Deel 2: The Road to Eternity

In het tweede deel belandt Kaji in een andere maar net zo rigide organisatie. Hij zit nu in dienst en ondergaat daar de initiatie- en hersocialisatieprocessen die zo kenmerkend zijn voor de hiërarchische structuur van het leger. Aanvankelijk kan hij goed meekomen en is hij een voorbeeldig militair. Kobayashi maakt de inherente fouten van het militair systeem nooit expliciet, maar weeft een subtiel raamwerk van groepsdruk, een obsessie met regels, onderdrukking van emoties en het typische ‘naar beneden trappen’ in de hierarchie. Als een rekruut zelfmoord pleegt na een lange campagne van onderdrukking en belachelijkmakerij, stapt Kaji naar de leiding van het kamp om verhaal te halen (Stanley Kubrick gebruikte eenzelfde soort uit de hand gelopen groepsdruk in Full Metal Jacket). Hij wil gerechtigheid en hoopt dat te krijgen door een in zijn ogen verantwoordelijke meerdere aan te klagen. De reactie is typisch voor de (politieke) logica van het leger; hij wordt gepromoveerd. Door zijn nieuwe rol ontwikkelt Kaji een misplaatst gevoel van verantwoordelijkheid en al snel vergeet hij het incident. Ook krijgt hij een gevoel van mannelijkheid en zelfvertrouwen dat hij eerder nog niet bezat. Kobayashi onderstreept hiermee het belang van het leger als hoeder van de traditionele verbeelding van mannelijkheid en de superioriteit van de man in een patriarchale maatschappij als Japan.
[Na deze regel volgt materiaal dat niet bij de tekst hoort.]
@@ -161,9 +201,15 @@
         }
     }
     a.tilemap[(int64_t)b * nt * nt + e] = flag;
-    if (flag && a.tilelist) {
-        const int idx = atomicAdd(&a.tilecount[b], 1);
-        if (idx < a.list_cap) a.tilelist[(int64_t)b * a.list_cap + idx] = ((unsigned)tm << 16) | (unsigned)tn;
+    if (a.tilelist && tn <= tm) {
+        unsigned* __restrict__ list = a.tilelist + (int64_t)b * a.list_cap;
+        const unsigned entry = ((unsigned)tm << 16) | (unsigned)tn;
+        if (tm < 2) {
+            list[tm + tn] = flag ? entry : SF_TILE_NONE;
+        } else if (flag) {
+            const int idx = sf_tile_head_slots(nt) + atomicAdd(&a.tilecount[b], 1);
+            if (idx < a.list_cap) list[idx] = entry;
+        }
     }
 }
 
@@ -175,20 +221,181 @@
     const int t = id - b * tiles;
     sf_fill_tile<BAND>(a, b, t / nt, t - (t / nt) * nt);
 }
+struct sf_tile_ahead {
+    unsigned e_next;
+    bool ok;
+    int Rt, Ct, R0, C0;
+    double brow[2][2], acol[2][2];
+    double wr, wc, sgl, gtl;
+};
 template <bool BAND>
-__global__ __launch_bounds__(256, BAND ? 2 : 4) void k_fill_tiles_list(sf_fill_args a, int G) {
+__global__ __launch_bounds__(256, 3) void k_fill_tiles_list(sf_fill_args a, int G, int first, int nfixed, int counted) {
+    __shared__ double s_r0;
+    __shared__ double s_loc[BAND ? SF_MAX_LOCAL : 1][3];
     const int b = blockIdx.x / G, g = blockIdx.x - b * G;
-    const int cnt = min(a.tilecount[b], a.list_cap) * 4;
-    const unsigned* __restrict__ list = a.tilelist + (int64_t)b * a.list_cap;
+    const int tid = threadIdx.x, lane = tid & 63, w = tid >> 6;
+    const int gam = lane & 15, q = lane >> 4;
+    if (BAND) {
+        const double* __restrict__ P = a.params + (int64_t)b * a.pstride;
+        if (tid < a.n_local) {
+            const sf_local_hyper l = sf_load_local(a, P, tid);
+            s_loc[tid][0] = l.mu, s_loc[tid][1] = l.amp, s_loc[tid][2] = l.sig;
+        }
+        if (tid == 64 && a.has_global) s_r0 = sf_load_global(a, P).r0;
+        __syncthreads();
+    }
+    auto local_at = [&](int k) { return sf_local_hyper{s_loc[k][0], s_loc[k][1], s_loc[k][2]}; };
+    const int cnt = 4 * (nfixed + (counted ? max(0, min(a.tilecount[b], a.list_cap - first - nfixed)) : 0));
+    if (g >= cnt) return;
+    const unsigned* list = a.tilelist + (int64_t)b * a.list_cap + first;
     const int fs = a.fp >> 6;
-    for (int li = g; li < cnt; li += G) {
-        const unsigned e = list[li >> 2];
+    const int nout = sf_fill_extent(a);
+    const bool vec_ok = ((a.lda | a.stride) & 1) == 0;
+    const int nk = a.mpad >> 2;
+    const bool y_ahead = a.mpad <= 8;
+    const double* Yb = a.Y + (int64_t)b * a.mpad * a.ldy;
+    const double* gtb = (BAND && a.gtab) ? a.gtab + (int64_t)b * a.n : nullptr;
+    double* Cb = a.C + (int64_t)b * a.stride;
+    const int colperm = 4 * (gam & 3) + (gam >> 2);
+
+    sf_tile_ahead t;
+    sf_d4 acc[2][2];
+    auto request = [&](int li) {
+        const unsigned e = t.e_next;
+        t.e_next = (li + G < cnt) ? list[(li + G) >> 2] : SF_TILE_NONE;
         const int tm = 2 * (int)(e >> 16) + ((li >> 1) & 1) - fs, tn = 2 * (int)(e & 0xffff) + (li & 1) - fs;
-        if (tm >= 0 && tn >= 0) sf_fill_tile<BAND>(a, b, tm, tn);
-    }
-}
-
-int sf_launch_fill(const sf_fill_args& a, int B, hipStream_t s) {
+        t.Rt = tm * FT, t.Ct = tn * FT;
+        t.R0 = t.Rt + (w >> 1) * 32, t.C0 = t.Ct + (w & 1) * 32;
+        t.ok = e != SF_TILE_NONE && tm >= 0 && tn >= 0 && !(a.lower_only && tn > tm) && t.R0 < nout && t.C0 < nout &&
+               !(a.lower_only && t.C0 > t.R0 + 31);
+        if (!t.ok) return;
+        if (y_ahead) {
+#pragma unroll
+            for (int k = 0; k < 2; ++k)
+                if (k < nk) {
+                    const double* yk = Yb + (int64_t)(4 * k + q) * a.ldy;
+#pragma unroll
+                    for (int i = 0; i < 2; ++i) {
+                        t.brow[k][i] = yk[t.R0 + i * 16 + gam];
+                        t.acol[k][i] = yk[t.C0 + i * 16 + colperm];
+                    }
+                }
+        }
+        t.wr = t.wc = 1.0;
+        if (BAND) {
+            if (t.Rt + lane < a.n) t.wr = a.wave[t.Rt + lane];
+            if (t.Ct + lane < a.n) t.wc = a.wave[t.Ct + lane];
+        }
+        t.sgl = (tm == tn && t.Rt + lane < a.n) ? a.sigma[t.Rt + lane] : 0.0;
+        t.gtl = 0.0;
+        if (gtb) {
+            const int d = abs(t.R0 - t.C0 - 31 + lane);
+            if (lane < 63 && d < a.n) t.gtl = gtb[d];
+        }
+    };
+    auto rank_m = [&]() {
+        if (!y_ahead) return sf_rank_m_subtile(a, Yb, t.R0, t.C0, acc);
+#pragma unroll
+        for (int i = 0; i < 2; ++i)
+#pragma unroll
+            for (int j = 0; j < 2; ++j) acc[i][j] = (sf_d4){0.0, 0.0, 0.0, 0.0};
+#pragma unroll
+        for (int k = 0; k < 2; ++k)
+            if (k < nk) {
+#pragma unroll
+                for (int i = 0; i < 2; ++i)
+#pragma unroll
+                    for (int j = 0; j < 2; ++j)
+                        acc[i][j] = __builtin_amdgcn_mfma_f64_16x16x4f64(t.acol[k][j], t.brow[k][i], acc[i][j], 0, 0, 0);
+            }
+    };
+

Dit wordt benadrukt door vele vrouwonvriendelijke opmerkingen van de mannen in de barakken tijdens een onverwacht bezoek van Michiko aan haar man. Sowieso valt het vrije taalgebruik op en menige scène krijgt daardoor nog eens een extra dosis realisme. Kaji krijgt de leiding van een eigen groep rekruten en wordt uiteindelijk naar het front gestuurd om de opmars van het Russische leger te stoppen. Een onmogelijke opdracht natuurlijk en Kaji moet met afschuw aanzien hoe zijn eenheid gedecimeerd wordt. Inmiddels is er ook van zijn pacifistische idealen weinig over en het is de ironie ten top als hij er zelf op los schiet tijdens de bittere strijd met de Russen.
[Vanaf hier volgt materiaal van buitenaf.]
__global__ __launch_bounds__(kScanBlock) void pcompact_kernel(RoundArgs R) {
    const DevPanel* P = R.panel;
    const DevPieces* Q = R.pieces;
    const uint32_t n_items = R.items ? *R.n_items_dev : R.n_items;
    const bool front = P->where == kFront;
    const int A = P->n_adapters;
    const int no = P->n_orient;
    const int W = P->scan_len + P->kf;
    const int SEG = kSegSpan - W;
    const int rb = kCleanHist ? P->clean_reach : 0;
    const int fr = Q->front_reach;
    const uint32_t wsh = wave_shard();
    FTask* const fbuf = R.ftask + wsh * R.ftask_scap;
    uint32_t* const fcnt = R.ftask_count + wsh * kShardStride;
    Window* const wbuf = R.win + wsh * R.win_scap;
    uint32_t* const wcnt = R.win_count + wsh * kShardStride;
    const uint32_t stride = gridDim.x * blockDim.x;
    const CellPtrs cp(R);
    const gu32* const cb0 = cp.p[2 * R.round];
    const gu32* const cb1 = cp.p[2 * R.round + 1];
    struct View {
        TaskView tv;
        int64_t p0nt = 0;
        int delta = 0, ncell = 0, l = 0;
        uint3 w = {0u, 0u, 0u};
    };
    const auto words = [&](const View& v, int k0, uint3& wv) __attribute__((always_inline)) {
        const int64_t c0 = v.p0nt >> 4;
        const int64_t cs = v.tv.strand ? c0 - k0 - 63 : c0 + k0;
        const gu32* cb = v.tv.strand ? cb1 : cb0;
        const int64_t w = k0 < v.ncell ? cs >> 5 : 0;
        wv.x = cb[w];
        wv.y = cb[w + 1];
        wv.z = cb[w + 2];
    };
    const auto prep = [&](uint32_t item, bool act, int o, View& v) __attribute__((always_inline)) {
        if (act) {
            task_view(R, item, o * A, A, v.tv);
            v.l = (int)v.tv.len;
        }
        v.p0nt = v.tv.strand ? (int64_t)v.tv.off + v.tv.n - 1 - v.tv.start
                             : (int64_t)v.tv.off + v.tv.start;
        v.delta = act ? (v.tv.strand ? 15 - (int)(v.p0nt & 15) : (int)(v.p0nt & 15)) : 0;
        v.ncell = act && v.l > 0 ? (v.l + v.delta + 15) >> 4 : 0;
        words(v, 0, v.w);
    };
    const auto run = [&](uint32_t item, bool act, int o, const View& v) __attribute__((always_inline)) {
        bool reached = false;
        uint3 cur = v.w;
        for (int k0 = 0; __ballot(k0 < v.ncell); k0 += 64) {
            uint3 nx = {0u, 0u, 0u};
            words(v, k0 + 64, nx);
            uint64_t m = 0;
            if (k0 < v.ncell) {
                const int64_t c0 = v.p0nt >> 4;
                const int64_t cs = v.tv.strand ? c0 - k0 - 63 : c0 + k0;
                const uint32_t sh = (uint32_t)(cs & 31);
                const uint64_t lo = ((uint64_t)cur.y << 32) | cur.x;
                const uint64_t x = sh ? (lo >> sh) | ((uint64_t)cur.z << (64 - sh)) : lo;
                m = v.tv.strand ? __builtin_bitreverse64(x) : x;
                if (front && k0 == 0)
                    m |= (fr + v.delta + 15) >> 4 >= 64 ? ~0ull
                                                        : ((1ull << ((fr + v.delta + 15) >> 4)) - 1ull);
                const int left = v.ncell - k0;
                if (left < 64) m &= (1ull << left) - 1ull;
                m |= ((m << 1) & (m >> 1)) | ((m << 1) & (m >> 2)) | ((m << 2) & (m >> 1));
            }
            PsRuns rr{m, k0, v.delta, v.l, W, SEG, 0, 0};
            reached |= ps_emit(R, fbuf, fcnt, rr, item, o, v.tv);
            cur = nx;
        }
        ps_lastcol(R, wbuf, wcnt, act && !front && !reached, item, o, v.tv, rb);
    };
    for (uint32_t i0 = blockIdx.x * blockDim.x; i0 < n_items; i0 += stride) {
        const uint32_t item = i0 + threadIdx.x;
        const bool act = item < n_items;
        View v0, v1;
        v0.tv.strand = v1.tv.strand = 0;
        const bool act1 = act && no > 1;
        prep(item, act, 0, v0);
        prep(item, act1, 1, v1);
        run(item, act, 0, v0);
        run(item, act1, 1, v1);
    }
}

__global__ __launch_bounds__(kScanBlock) __attribute__((amdgpu_waves_per_eu(DMX_FILTER_WAVES))) void ftask_kernel(RoundArgs R) {
    __shared__ uint32_t s_fpeq[8];
    __shared__ __attribute__((aligned(16))) int8_t s_thr[kScanBlock];
    __shared__ Window s_win[kScanBlock / 64][kWaveWinCap];
    __shared__ uint32_t s_wcnt[kScanBlock / 64];
    __shared__ uint32_t s_spre[kShards + 1];
    const DevPanel* P = R.panel;
    const int L = P->scan_len;
    const int kf = P->kf;
    if (threadIdx.x < 8) s_fpeq[threadIdx.x] = P->filter_peq[threadIdx.x];
    if (threadIdx.x < kScanBlock / 64) s_wcnt[threadIdx.x] = 0;
    {
        const int far0 = min((int)P->kf, (int)P->pf[71]);
        const int j = (int)threadIdx.x + 1;
        int t = -1;
        for (int d = 0; d <= far0; ++d)
            if (d <= (int)P->pf[min(j + d, 71)]) t = d;
        s_thr[threadIdx.x] = (int8_t)t;
    }
    ShardMap sm{s_spre, 0u};
    sm.load(R.ftask_count, R.ftask_scap);
    const uint32_t total = sm.total();
    const uint32_t wv = threadIdx.x >> 6;
    const uint32_t wsh = wave_shard();
    const WaveStage<Window, kWaveWinCap> st{s_win[wv], &s_wcnt[wv], R.win + wsh * R.win_scap,
                                            R.win_count + wsh * kShardStride, R.win_scap,
                                            R.flags, 4u};
    const bool front = P->where == kFront;
    const int kf_far = min(kf, (int)P->pf[71]);
    const uint32_t gap = (uint32_t)P->max_mk;
    const int rb = kCleanHist ? P->clean_reach : 0;
    const uint32_t pv_rows = L >= 32 ? ~0u : ~0u << (32 - L);
    for (uint32_t tb = blockIdx.x * kScanBlock; tb < total; tb += gridDim.x * kScanBlock) {
        const uint32_t ti = tb + threadIdx.x;
        if (ti < total) {
            const FTask ft = R.ftask[sm.phys(ti)];
            const int o = ft.flags & 1;
            const bool fresh = (ft.flags & 2) != 0;
            TaskView tv;
            tv.read = 0;
            tv.n = ft.n;
            tv.start = ft.start;
            tv.len = ft.len;
            tv.strand = (ft.flags >> 2) & 1u;
            tv.off = ft.off;
            tv.o = o;
            tv.a = 0;
            const uint32_t P0 = ft.p0;
            const uint32_t P1 = min(tv.len, P0 + (uint32_t)ft.span);
            const uint32_t hit_from = fresh ? 0u : P0 + ft.hoff;
            SegState S;
            S.pv = (fresh && front) ? 0u : pv_rows;
            S.mv = 0u;
            S.e = ((fresh && front) ? 0 : L) - (kf_far + 1);
            S.have = false;
            S.w1 = S.w2 = 0;
            S.wb = 255;
            filter_segment(R, tv, P0, P1, S, s_fpeq, s_thr, kf_far, gap, hit_from, rb, st,
                           ft.item, o);
            const uint32_t len = tv.len;
            if (!front && P1 == len) {
                if (S.have && len - S.w2 <= gap) {
                    st.push(make_window(ft.item, o, tv, S.w1, len, 1, S.wb,
                                        window_clean(S, S.w1, len, rb)));
                } else {
                    if (S.have)
                        st.push(make_window(ft.item, o, tv, S.w1, S.w2, 0, S.wb,
                                            window_clean(S, S.w1, S.w2, rb)));
                    st.push(make_window(ft.item, o, tv, len, len, 1, 255,
                                        window_clean(S, len, len, rb)));
                }
                S.have = false;
            }
            if (S.have)
                st.push(make_window(ft.item, o, tv, S.w1, S.w2, 0, S.wb,
                                    window_clean(S, S.w1, S.w2, rb)));
        }
        __builtin_amdgcn_wave_barrier();
        if (st.count() > kWaveWinCap / 2) st.flush();
    }
    __builtin_amdgcn_wave_barrier();
    st.flush();
}

#ifndef DMX_SORT_GROUP
#define DMX_SORT_GROUP 2048
#endif
constexpr int kSortGroup = DMX_SORT_GROUP;
constexpr int kSortBins = 64;
constexpr int kSortShift = 2;
static_assert(kSortGroup % kScanBlock == 0, "sort group");

#ifndef DMX_VERIFY_WAVES
#define DMX_VERIFY_WAVES 1
#endif
__global__ __launch_bounds__(kScanBlock) __attribute__((amdgpu_waves_per_eu(DMX_VERIFY_WAVES))) void verify_kernel(RoundArgs R) {
    __shared__ Window s_w[kStageCap];
    __shared__ uint32_t s_wc, s_wb;
    __shared__ int8_t s_pf[72];
    __shared__ uint32_t s_ppeq[8];
    if (threadIdx.x == 0) s_wc = 0;
    const DevPanel* P = R.panel;
    if (threadIdx.x < 72) s_pf[threadIdx.x] = P->pf[threadIdx.x];
    if (threadIdx.x < 8) s_ppeq[threadIdx.x] = P->pre_peq[threadIdx.x];
    __shared__ uint32_t s_spre[kShards + 1];
    ShardMap sm{s_spre, 0u};
    sm.load(R.win_count, R.win_scap);
    const uint32_t bsh = blockIdx.x & (uint32_t)(kShards - 1);
    const Stage<Window> st{s_w, &s_wc, &s_wb, R.win2 + bsh * R.win_scap,
                           R.win2_count + bsh * kShardStride,
                           R.win_scap, R.flags, 4u};
    const bool front = P->where == kFront;
    const int L = P->pre_len, kf = P->kf;
    const uint32_t total = sm.total();
    const bool sorted = front;
    __shared__ uint32_t s_ord[kSortGroup];
    __shared__ uint32_t s_bin[kSortBins];
    for (uint32_t gb = blockIdx.x * kSortGroup; gb < total; gb += gridDim.x * kSortGroup) {
      const uint32_t gn = min((uint32_t)kSortGroup, total - gb);
      if (sorted) {
        if (threadIdx.x < kSortBins) s_bin[threadIdx.x] = 0;
        __syncthreads();
        constexpr int PER = kSortGroup / kScanBlock;
        uint32_t key[PER], pos[PER];
#pragma unroll
        for (int e = 0; e < PER; ++e) {
            const uint32_t li = threadIdx.x + (uint32_t)e * kScanBlock;
            const Window* w = R.win + sm.phys(gb + min(li, gn - 1u));
            const int span = (int)w->j2 - (int)w->j1;
            key[e] = (uint32_t)min(max(span, 0) >> kSortShift, kSortBins - 1);
        }
#pragma unroll
        for (int e = 0; e < PER; ++e)
            if (threadIdx.x + (uint32_t)e * kScanBlock < gn) pos[e] = atomicAdd(&s_bin[key[e]], 1u);
        __syncthreads();
        if (threadIdx.x == 0) {
            uint32_t acc = 0;
            for (int b = 0; b < kSortBins; ++b) {
                const uint32_t c = s_bin[b];
                s_bin[b] = acc;
                acc += c;
            }
        }
        __syncthreads();
#pragma unroll
        for (int e = 0; e < PER; ++e) {
            const uint32_t li = threadIdx.x + (uint32_t)e * kScanBlock;
            if (li < gn) s_ord[s_bin[key[e]] + pos[e]] = li;
        }
        __syncthreads();
      }
      for (uint32_t sb = 0; sb < gn; sb += kScanBlock) {
        const uint32_t li = sb + threadIdx.x;
        if (li < gn) {
            Window w = R.win[sm.phys(gb + (sorted ? s_ord[li] : li))];
            const int len = (int)w.len;
            const bool rows_free = (front && (int)w.j1 <= P->max_mk) || w.bmin == 255;
            int lo = 1 << 30, hi = -1;
            if (!rows_free) {
                lo = (int)w.j1 - P->off_max - kf;
                hi = (int)w.j2 - P->off_min + kf;
            }
            const int end_lo = len - (P->m_max - 1 - L + kf);
            if (w.lastcol) {
                lo = min(lo, end_lo);
                hi = len;
            }
            bool keep = rows_free && w.bmin != 255;
            uint32_t info = 0;
            if (!keep && hi >= 0) {
                lo = max(lo, 0);
                hi = min(hi, len);
                TaskView tv;
                tv.read = 0;
                tv.n = w.n;
                tv.strand = w.strand & 1u;
                tv.start = w.start;
                tv.len = w.len;
                view_off(w.off, tv);
                tv.o = w.o;
                tv.a = 0;
                int js = lo - L - kf - 1;
                if (js < 0) js = 0;
                uint32_t pv = ~0u, mv = 0u;
                int d = L;
                int dmin_rows = 1 << 20, dmin_end = 1 << 20, dmin_near = 1 << 20;
                const int near_lo = len - (P->m_max - P->filter_len - L - 1) - kf;
                const uint32_t hbit = (uint32_t)(L - 1);
                const int rlo = w.bmin == 255 ? (1 << 30) : (int)w.j1 - P->off_max - kf;
                const int rhi = (int)w.j2 - P->off_min + kf;
                if (js == 0) {
                    if (rlo <= 0 && rhi >= 0) dmin_rows = L;
                    if (end_lo <= 0) dmin_end = L;
                    if (near_lo <= 0) dmin_near = L;
                }
                const int nst = (hi - js + 63) >> 6;
                ViewBlocks<false> vb;
                if (nst > 0) vb.init(R, tv, js);
                for (int st_i = 0; st_i < nst; ++st_i) {
                    uint32_t vc[4], vn[4];
                    vb.extract(vc, vn, st_i + 2 < nst);
#pragma unroll
                    for (int ch = 0; ch < 4; ++ch) {
                        const int p0 = js + 64 * st_i + 16 * ch;
                        const int cnt = min(16, hi - p0);
                        if (cnt <= 0) break;
                        const uint32_t codes = vc[ch], nb = vn[ch];
                        for (int q = 0; q < cnt; ++q) {
                            const uint32_t code = ((codes >> (2 * q)) & 3u) |
                                                  (((nb >> q) & 1u) << 2);
                            myers_step32(s_ppeq[code], pv, mv, d, hbit);
                            const int j = p0 + q + 1;
                            if (j >= rlo && j <= rhi) dmin_rows = min(dmin_rows, d);
                            if (j >= end_lo) dmin_end = min(dmin_end, d);
                            if (j >= near_lo) dmin_near = min(dmin_near, d);
                        }
                    }
                }
                if (!rows_free && (int)w.bmin + dmin_rows <= kf) keep = true;
                if (!rows_free) info = (uint32_t)min(dmin_rows, kf + 1);
                if (w.lastcol) {
                    if (dmin_end <= kf) keep = true;
                    info |= (uint32_t)min(dmin_end, kf + 1) << 8;
                    info |= (uint32_t)min(dmin_near, kf + 1) << 24;
                    int dd = 0;
                    bool pcell = false;
                    for (int i = 1; i <= L; ++i) {
                        dd += (int)((pv >> (i - 1)) & 1u) - (int)((mv >> (i - 1)) & 1u);
                        pcell |= dd <= (int)s_pf[i];
                    }
                    if (pcell || hi == 0) {
                        keep = true;
                        info |= 1u << 16;
                    }
                }
            }
            w.info = info;
            if (keep) st.push(w);
        }
        if (stage_count(&s_wc) > kStageCap / 2) st.flush();
      }
    }
    st.flush();
}


__device__ __forceinline__ Window make_task(Window w, uint32_t jlo, uint32_t jhi, bool lastcol,
                                            int a) {
    w.lastcol = lastcol ? 1 : 0;
    w.j1 = jlo;
    w.j2 = jhi;
    w.info = (uint32_t)a;
    return w;
}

Deel 3: A Soldier’s Prayer

In het derde deel dwalen Kaji en een paar overlevenden rond, met niets anders in hun hoofd dan naar huis te gaan. Kaji heeft de humanistische en pacifistische vlag al lang gestreken en hij wil maar een ding: Michiko terugzien. Het verlangen naar zijn vrouw houdt hem in leven en het feit dat we haar al die tijd niet zien maakt het punt van Kobayashi alleen maar duidelijker: slechts de liefde is zuiver. De groep vindt een meisje in een bos en ze reist met hen mee. Meer vluchtelingen sluiten zich bij hen aan en in de groepsscènes laat Kobayashi weer zien wat oorlog met mensen doet; de meest primitieve en lage karaktertrekken komen naar boven. Kaji is ondertussen zo verslagen door het systeem dat totale apathie op de loer ligt. Uiteindelijk wordt hij gevangen genomen en opgesloten in een Russisch werkkamp. Hier wordt hij opnieuw op de proef gesteld. Het blijkt namelijk dat het communistisch regime daar dezelfde repressieve methodes gebruikt als de Japanners, ondanks hun zalvende woorden waarin het tegenovergestelde beweerd wordt. Als Kaji zich daarover beklaagd is het pijnlijk om constateren dat hij, uitgaande van diezelfde idealen, eerder ook overging op die methodes. Kaji is zowel de onderdrukker als de onderdrukte. Hij ziet het zelf echter niet, waardoor beide rollen elkaar in stand houden. Kaji eindigt alleen in de onmetelijkheid van het Siberische landschap. Een verslagen en verbitterd man, die niets bereikt lijkt te hebben in zijn lange strijd tegen de onderdrukkende machten en tegen zijn eigen demonen.

The Human Condition is ongelooflijk goed gemaakt, met een enorm arsenaal aan menselijke archetypes en bijbehorende acteerprestaties (met name Nakadai laat een fantastische indruk achter). De film is vol met prachtige en inventieve cameracomposities, een ongekende thematische rijkdom en met een breed palet aan emoties waardoor iedere kijker er wel iets in kan vinden. De catch 22 van de situatie is dan ook dat de enorme lengte en niet-aflatende somberte van de film veel hedendaagse, door postmodern geweldsrelativisme afgestompte, kijkers zal afschrikken. En dat zou erg jammer zijn. De film is een ervaring die je zelden meemaakt, een pleidooi voor vergeving en een louterende vorm van boetedoening waar, ook na al die jaren, nog steeds veel van te leren is.